* _WHAT THE TASK REQUIRES_:
The entries are to be output once more, word for word.

Data items
# LeCAR-Lab/dial-mpc

Measured on NVIDIA H100. Metric: sample-steps/s (Nsample*Hsample/wall-s) per MPC reverse_once, Go2, higher is better.
Workload: dtype f32

## Files before the change

### dial_mpc_b200/csrc/dial_device.cuh

```cuda
#pragma once

#include <stdint.h>
#include <math.h>
#include "../../include/dial_b200.h"

#ifdef DIAL_HOST_EMUL
#include "warp_emul.h"
#define DEV inline
#define HD inline
inline float __fmaf_rn(float a, float b, float c) { return a * b + c; }
inline float __fadd_rn(float a, float b) { return a + b; }
inline float __fmul_rn(float a, float b) { return a * b; }
inline float __fdiv_rn(float a, float b) { return a / b; }
inline float __fsub_rn(float a, float b) { return a - b; }
inline double __dadd_rn(double a, double b) { return a + b; }
inline double __dsub_rn(double a, double b) { return a - b; }
inline double __dmul_rn(double a, double b) { return a * b; }
inline double __ddiv_rn(double a, double b) { return a / b; }
#else
#define HD __host__ __device__ __forceinline__
#define DEV __device__ __forceinline__
DEV void syncwarp() { __syncwarp(); }
DEV float shfl(float v, int src) { return __shfl_sync(0xffffffffu, v, src); }
DEV float shfl_xor(float v, int m) { return __shfl_xor_sync(0xffffffffu, v, m); }
// ... 8 lines not shown
extern "C" void emul_trace(int kind, int val);
#define DIAL_TRACE(lane, kind, val) do { if ((lane) == 0) emul_trace(kind, val); } while (0)
#else
#define DIAL_TRACE(lane, kind, val) do { } while (0)
#endif

#define DIAL_MAXCHAIN 12
#define DIAL_MAXLEVEL 28
#define DIAL_MAXE 32
#define DIAL_MINVAL 1e-15f
#define DIAL_MINIMP 1e-4f
#define DIAL_MAXIMP 0.9999f

enum { JNT_FREE = 0, JNT_BALL = 1, JNT_SLIDE = 2, JNT_HINGE = 3 };
enum { PAIR_PLANE_SPHERE = 0, PAIR_PLANE_CAPSULE = 1, PAIR_SPHERE_SPHERE = 2, PAIR_SPHERE_CAPSULE = 3, PAIR_CAPSULE_CAPSULE = 4 };

struct alignas(16) DevModel {
  dial_model_desc m;
  int32_t maxdepth;
  int32_t nroot, root_body[4];
  float root_invmass[4];
  int32_t body_rootidx[DIAL_MAXB];
  int32_t body_ndesc[DIAL_MAXB];
  int32_t dof_level[DIAL_MAXV], nlevel;
  int32_t level_adr[DIAL_MAXLEVEL + 1], level_dofs[DIAL_MAXV];
  uint32_t dof_ancmask[DIAL_MAXV];
  uint32_t body_dofmask[DIAL_MAXB];
  int32_t dof_actuator[DIAL_MAXV];
  int32_t dof_limited[DIAL_MAXV];
  int32_t con_pair[DIAL_MAXC], con_sub[DIAL_MAXC];
// ... 7 lines not shown
  int32_t star_nroot, star_nchain, star_maxlen;
  int32_t star_root[8], star_len[4], star_leaf[4], star_att[4];
  int32_t nedge;
  int32_t s_on, s_nrp, s_cs, s_rs, s_npos;
  int32_t s_pos[DIAL_MAXV];
  int32_t s_chain[DIAL_MAXV];
  int32_t s_depth[DIAL_MAXV];
  int32_t s_top[4];
  int32_t s_con_chain[DIAL_MAXC];
  int32_t o_Ms, o_Hs, o_Js, o_xs;
  int32_t sb_on, sb_nroot, sb_root[4], sb_top[4], sb_len[4], sb_att[4];
  int32_t o_xpos, o_xquat, o_xmat, o_xipos, o_cinert, o_cdof, o_cdofdot, o_cvel, o_cacc,
      o_cfrc, o_Mb, o_L, o_J, o_qpos, o_qvel, o_warm, o_ctrl, o_vec, o_frow, o_cpos,
      o_cframe, o_cdist, o_rcom, o_xch, o_crb, o_cfs, o_Md, o_Ld, o_Jd, o_Gd, o_frow2, o_cact, o_hcs, warp_floats;
  int32_t pad_[1];
};
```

* _PROBLEM SOLUTION_:
# LeCAR-Lab/dial-mpc

Measured on NVIDIA H100. Metric: sample-steps/s (Nsample*Hsample/wall-s) per MPC reverse_once, Go2, higher is better.
Workload: dtype f32

## Files before the change

### dial_mpc_b200/csrc/dial_device.cuh

```cuda
#pragma once

#include <stdint.h>
#include <math.h>
#include "../../include/dial_b200.h"

#ifdef DIAL_HOST_EMUL
#include "warp_emul.h"
#define DEV inline
#define HD inline
inline float __fmaf_rn(float a, float b, float c) { return a * b + c; }
inline float __fadd_rn(float a, float b) { return a + b; }
inline float __fmul_rn(float a, float b) { return a * b; }
inline float __fdiv_rn(float a, float b) { return a / b; }
inline float __fsub_rn(float a, float b) { return a - b; }
inline double __dadd_rn(double a, double b) { return a + b; }
inline double __dsub_rn(double a, double b) { return a - b; }
inline double __dmul_rn(double a, double b) { return a * b; }
inline double __ddiv_rn(double a, double b) { return a / b; }
#else
#define HD __host__ __device__ __forceinline__
#define DEV __device__ __forceinline__
DEV void syncwarp() { __syncwarp(); }
DEV float shfl(float v, int src) { return __shfl_sync(0xffffffffu, v, src); }
DEV float shfl_xor(float v, int m) { return __shfl_xor_sync(0xffffffffu, v, m); }
// ... 8 lines not shown
extern "C" void emul_trace(int kind, int val);
#define DIAL_TRACE(lane, kind, val) do { if ((lane) == 0) emul_trace(kind, val); } while (0)
#else
#define DIAL_TRACE(lane, kind, val) do { } while (0)
#endif

#define DIAL_MAXCHAIN 12
#define DIAL_MAXLEVEL 28
#define DIAL_MAXE 32
#define DIAL_MINVAL 1e-15f
#define DIAL_MINIMP 1e-4f
#define DIAL_MAXIMP 0.9999f

enum { JNT_FREE = 0, JNT_BALL = 1, JNT_SLIDE = 2, JNT_HINGE = 3 };
enum { PAIR_PLANE_SPHERE = 0, PAIR_PLANE_CAPSULE = 1, PAIR_SPHERE_SPHERE = 2, PAIR_SPHERE_CAPSULE = 3, PAIR_CAPSULE_CAPSULE = 4 };

struct alignas(16) DevModel {
  dial_model_desc m;
  int32_t maxdepth;
  int32_t nroot, root_body[4];
  float root_invmass[4];
  int32_t body_rootidx[DIAL_MAXB];
  int32_t body_ndesc[DIAL_MAXB];
  int32_t dof_level[DIAL_MAXV], nlevel;
  int32_t level_adr[DIAL_MAXLEVEL + 1], level_dofs[DIAL_MAXV];
  uint32_t dof_ancmask[DIAL_MAXV];
  uint32_t body_dofmask[DIAL_MAXB];
  int32_t dof_actuator[DIAL_MAXV];
  int32_t dof_limited[DIAL_MAXV];
  int32_t con_pair[DIAL_MAXC], con_sub[DIAL_MAXC];
// ... 7 lines not shown
  int32_t star_nroot, star_nchain, star_maxlen;
  int32_t star_root[8], star_len[4], star_leaf[4], star_att[4];
  int32_t nedge;
  int32_t s_on, s_nrp, s_cs, s_rs, s_npos;
  int32_t s_pos[DIAL_MAXV];
  int32_t s_chain[DIAL_MAXV];
  int32_t s_depth[DIAL_MAXV];
  int32_t s_top[4];
  int32_t s_con_chain[DIAL_MAXC];
  int32_t o_Ms, o_Hs, o_Js, o_xs;
  int32_t sb_on, sb_nroot, sb_root[4], sb_top[4], sb_len[4], sb_att[4];
  int32_t o_xpos, o_xquat, o_xmat, o_xipos, o_cinert, o_cdof, o_cdofdot, o_cvel, o_cacc,
      o_cfrc, o_Mb, o_L, o_J, o_qpos, o_qvel, o_warm, o_ctrl, o_vec, o_frow, o_cpos,
      o_cframe, o_cdist, o_rcom, o_xch, o_crb, o_cfs, o_Md, o_Ld, o_Jd, o_Gd, o_frow2, o_cact, o_hcs, warp_floats;
  int32_t pad_[1];
};
```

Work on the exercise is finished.